The classifier is well-calibrated: when it reports >70% confidence, it's right 86% of the time across 4,874 test predictions (40% of the test set). Predictions in the 60-70% confidence band hit 63%, 50-60% hit 53%, and below 50% the model is essentially uncertain (49.8% accuracy on those — close to random for the cases the model itself flags as low-confidence).

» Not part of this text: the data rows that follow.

int cf_interpolate_atmosphere_state(cf_ctx* ctx, const cf_atmos_source* src, const cf_interp_weights* w,
                                    const cf_exchange_fields* out) {
    if (!ctx) return fail(nullptr, CF_ERR_INVALID, "ctx is NULL");
    HIP_TRY(ctx, hipSetDevice(ctx->device));
    CHECK(check_source(ctx, src));
    CHECK(check_weights(ctx, w));
    CHECK(check_exchange(ctx, out, true));
    HIP_TRY(ctx, launch_interpolate(ctx->stream, ctx->launch, ctx->grid, src, w, out));
    return CF_OK;
}

int cf_compute_atmosphere_ocean_fluxes(cf_ctx* ctx, const cf_ocean_surface* ocean, const cf_exchange_fields* atmos,
                                       const cf_interface_fluxes* out) {
    if (!ctx) return fail(nullptr, CF_ERR_INVALID, "ctx is NULL");
    HIP_TRY(ctx, hipSetDevice(ctx->device));
    CHECK(check_ocean(ctx, ocean));
    CHECK(check_exchange(ctx, atmos, false));
    CHECK(check_fluxes(ctx, out));
    CHECK(wait_for_halos(ctx));
    if (ctx->launch.solver == CF_SOLVER_LIBM && ctx->params.flux_formulation == CF_FORMULATION_LARGE_YEAGER)
        return fail(ctx, CF_ERR_INVALID, "CF_SOLVER_LIBM implements SimilarityTheoryFluxes only");
    CHECK(ensure_chunk_table(ctx, ocean->mask));
    HIP_TRY(ctx, launch_ao_fluxes(ctx->stream, ctx->launch, ctx->dev, ctx->fast, ctx->grid, ocean, atmos, out));
    return CF_OK;
}

int cf_compute_net_ocean_fluxes(cf_ctx* ctx, const cf_ocean_surface* ocean, const cf_exchange_fields* atmos,
                                const cf_interface_fluxes* fluxes, const cf_sea_ice_fields* ice,
                                const cf_interp_weights* w, const cf_net_ocean_fluxes* out) {
    if (!ctx) return fail(nullptr, CF_ERR_INVALID, "ctx is NULL");
    HIP_TRY(ctx, hipSetDevice(ctx->device));
    CHECK(check_ocean(ctx, ocean));
    CHECK(check_exchange(ctx, atmos, true));
    CHECK(check_fluxes(ctx, fluxes));
    CHECK(check_net(ctx, out, w));
    CHECK(wait_for_halos(ctx));
    HIP_TRY(ctx, launch_net_fluxes(ctx->stream, ctx->dev, ctx->grid, ocean, atmos, fluxes, ice, w, out, ctx->d_land_freshwater));
    return CF_OK;
}

static int update_state_impl(cf_ctx* ctx, const cf_atmos_source* src, const cf_interp_weights* w,
                             const cf_ocean_surface* ocean, const cf_exchange_fields* atmos,
                             const cf_interface_fluxes* fluxes, const cf_sea_ice_fields* ice, const cf_net_ocean_fluxes* net,
                             bool hold_tail_work, bool* stress_held, OceanRider* ocean_rider = nullptr) {
    if (!ctx) return fail(nullptr, CF_ERR_INVALID, "ctx is NULL");
    HIP_TRY(ctx, hipSetDevice(ctx->device));
    const cf_ctx::HaloRequest halo_request = std::exchange(ctx->halo_request, cf_ctx::HaloRequest{});
    CHECK(check_source(ctx, src));
    CHECK(check_weights(ctx, w));
    CHECK(check_ocean(ctx, ocean));
    CHECK(check_exchange(ctx, atmos, true));
    CHECK(check_fluxes(ctx, fluxes));
    CHECK(check_net(ctx, net, w));
    CHECK(ensure_chunk_table(ctx, ocean->mask));
    const bool rec = ctx->prof_count < ctx->prof_capacity;
    const cf::Event* ev = rec ? &ctx->prof_events[4 * (size_t)ctx->prof_count] : nullptr;
    if (rec) HIP_TRY(ctx, hipEventRecord(ev[0].get(), ctx->stream));
    const AheadLedger::Stepped stepped = ctx->ahead.step(atmos->u, *src, *w);
    CHECK(cf_ahead_perform(ctx, &stepped.work));
    const bool fuse = net_fluxes_fused(ctx);
    if (stepped.interpolate) HIP_TRY(ctx, launch_interpolate(ctx->stream, ctx->launch, ctx->grid, src, w, atmos));
    if (rec) HIP_TRY(ctx, hipEventRecord(ev[1].get(), ctx->stream));
    CHECK(wait_for_halos(ctx));
    const AheadLedger::Record* next = ctx->ahead.waiting_for_other_set(atmos->u);
    const bool tail_lean = ctx->launch.d_lean_info && ctx->fast.specialization == SOLVER_OCEAN_LEAN && ctx->launch.solver == CF_SOLVER_TABLES;
    const bool tail_ly = ctx->fast.specialization == SOLVER_LY && ctx->launch.solver == CF_SOLVER_TABLES;
    const bool tail = fuse && !hold_tail_work && ctx->merged_prefetch == 2 && next && interp_tile_fits(ctx, 40960) && (tail_lean || tail_ly);
    const bool ride = hold_tail_work && ocean_rider && fuse && tail_lean && !rec;
    HaloRider halo_rider{};
    const HaloRider* halo = nullptr;
    if (halo_request.valid) {
        if (tail && tail_lean && !ride && ctx->d_halo_counters && lean_halo_rides(ctx->launch, ctx->fast)) {
            HaloRider& H = halo_rider;
            H.M = ctx->peer;
            H.F = halo_request.F;
            H.counters = ctx->d_halo_counters.get();
            H.seq = ctx->peer_seq + 1;
            for (int dir = 0; dir < 2; ++dir) {
                const bool neighbour = (dir == 0 ? ctx->peer.south : ctx->peer.north) != nullptr;
                H.expect_sent[dir] = ctx->halo_expect_sent[dir] + (neighbour ? (unsigned long long)H.F.n : 0ull);
                H.expect_done[dir] = ctx->halo_expect_done[dir] + (neighbour ? (unsigned long long)H.F.n : 0ull);
            }
            H.status = ctx->d_peer_status.get();
            H.rows = halo_request.rows;
            H.blocks = 2 * H.F.n;
            H.chunk_south = ctx->launch.chunk_south;
            H.chunk_north = ctx->launch.chunk_north;
            H.wait_south = ctx->peer.south != nullptr;
            H.wait_north = ctx->peer.north != nullptr;
            halo = &halo_rider;
        } else {
            CHECK(cf_peer_halo_launch_now(ctx, &halo_request.F, halo_request.rows));
        }
    }
    const unsigned way = 1u | (fuse ? 2u : 0u) | (ride ? 4u : 0u) | ((unsigned)ctx->fast.specialization << 3);
    const bool knows = ctx->launch.solver == CF_SOLVER_TABLES;
    const bool keep_land = knows && (ctx->land_zeros == 2 || (ctx->land_zeros == 1 && ctx->step_loop.open && ctx->step_loop.last_way == way));
    LaunchCfg L = ctx->launch;
    L.keep_land = keep_land ? 1 : 0;
    if (ride) {
        HIP_TRY(ctx, make_ocean_rider(L, ctx->dev, ctx->fast, ctx->grid, ocean, atmos, fluxes, ice, net, ctx->d_land_freshwater,
                                      ocean_rider));
    } else if (tail) {
        int rows = 4, blocks = 1;
        interpolate_grid(L, ctx->grid, &rows, &blocks);
        if (tail_lean) {
            HIP_TRY(ctx, launch_ao_fluxes_lean(ctx->stream, L, ctx->dev, ctx->fast, ctx->grid, ocean, atmos, fluxes, ice, net,
                                               ctx->d_land_freshwater, &next->src, &next->w, &next->out, rows, blocks, halo));
            if (halo) {
                ctx->peer_seq = halo->seq;
                ++ctx->halo_in_launch_count;
                for (int dir = 0; dir < 2; ++dir) {
                    ctx->halo_expect_sent[dir] = halo->expect_sent[dir];
                    ctx->halo_expect_done[dir] = halo->expect_done[dir];
                }
            }
        } else
            HIP_TRY(ctx, launch_ly_fluxes_with_tail(ctx->stream, L, ctx->dev, ctx->fast, ctx->grid, ocean, atmos, fluxes, ice, net,
                                                    ctx->d_land_freshwater, &next->src, &next->w, &next->out, rows, blocks));
        ctx->ahead.leave_main(next, AheadLedger::TAIL);
    } else
    HIP_TRY(ctx, launch_ao_fluxes(ctx->stream, L, ctx->dev, ctx->fast, ctx->grid, ocean, atmos, fluxes,
                                  fuse ? ice : nullptr, fuse ? net : nullptr, ctx->d_land_freshwater));
    if (ctx->step_loop.open && !keep_land) ++ctx->step_loop.zero_launches;
    const bool merge = fuse && !hold_tail_work && ctx->merged_prefetch == 1 && next && interp_tile_fits(ctx, 65536);
    if (ctx->merged_prefetch == 0) {
        const AheadLedger::Work behind_solver = ctx->ahead.leave_aux();
        CHECK(cf_ahead_perform(ctx, &behind_solver));
    }
    if (rec) HIP_TRY(ctx, hipEventRecord(ev[2].get(), ctx->stream));
    if (merge) {
        HIP_TRY(ctx, launch_interpolate_and_stress(ctx->stream, ctx->launch, ctx->dev, ctx->grid, &next->src, &next->w, &next->out, ocean,
                                                   fluxes, ice, net));
        ctx->ahead.leave_main(next, AheadLedger::MERGED);
    } else if (fuse && hold_tail_work) {
        if (stress_held) *stress_held = true;
    } else if (fuse)
        HIP_TRY(ctx, launch_net_stress(ctx->stream, ctx->dev, ctx->grid, ocean, fluxes, ice, net, keep_land));
    else
        HIP_TRY(ctx, launch_net_fluxes(ctx->stream, ctx->dev, ctx->grid, ocean, atmos, fluxes, ice, w, net, ctx->d_land_freshwater));
    if (rec) {
        HIP_TRY(ctx, hipEventRecord(ev[3].get(), ctx->stream));
        ++ctx->prof_count;
    }
    next = ctx->ahead.waiting_for_other_set(atmos->u);
    if (!hold_tail_work && ctx->merged_prefetch != 0 && next) {
        HIP_TRY(ctx, launch_interpolate(ctx->stream, ctx->launch, ctx->grid, &next->src, &next->w, &next->out));
        ctx->ahead.leave_main(next, AheadLedger::OWN);
    }
    if (ctx->step_loop.open) ctx->step_loop.last_way = way;
    return CF_OK;
}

In production this means you can apply a confidence threshold and get genuinely high-quality predictions on a meaningful fraction of inputs, with honest uncertainty on the rest. That tiered behavior is arguably more valuable than the headline number.

---

## Local setup

Requires Python 3.11+ and a PostgreSQL database (this project uses Neon's free tier).

```bash
git clone https://github.com/adrenaline03/nifty-lens.git
cd nifty-lens
python -m venv venv
source venv/bin/activate # Windows: venv\Scripts\activate
pip install -r requirements.txt
cp .env.example .env # then edit .env with your Postgres credentials
```

Then run the full pipeline:

```bash
python scripts/refresh_pipeline.py
streamlit run streamlit_app/app.py
```

Or run individual stages — see `scripts/refresh_pipeline.py` for the order. Skip flags `--skip-ingest` and `--skip-ml` are available for partial reruns.

---

## Disclaimer

This is a portfolio project. It is not investment advice. All metrics use historical data; past performance does not predict future results. Transaction costs, slippage, and taxes are not modeled.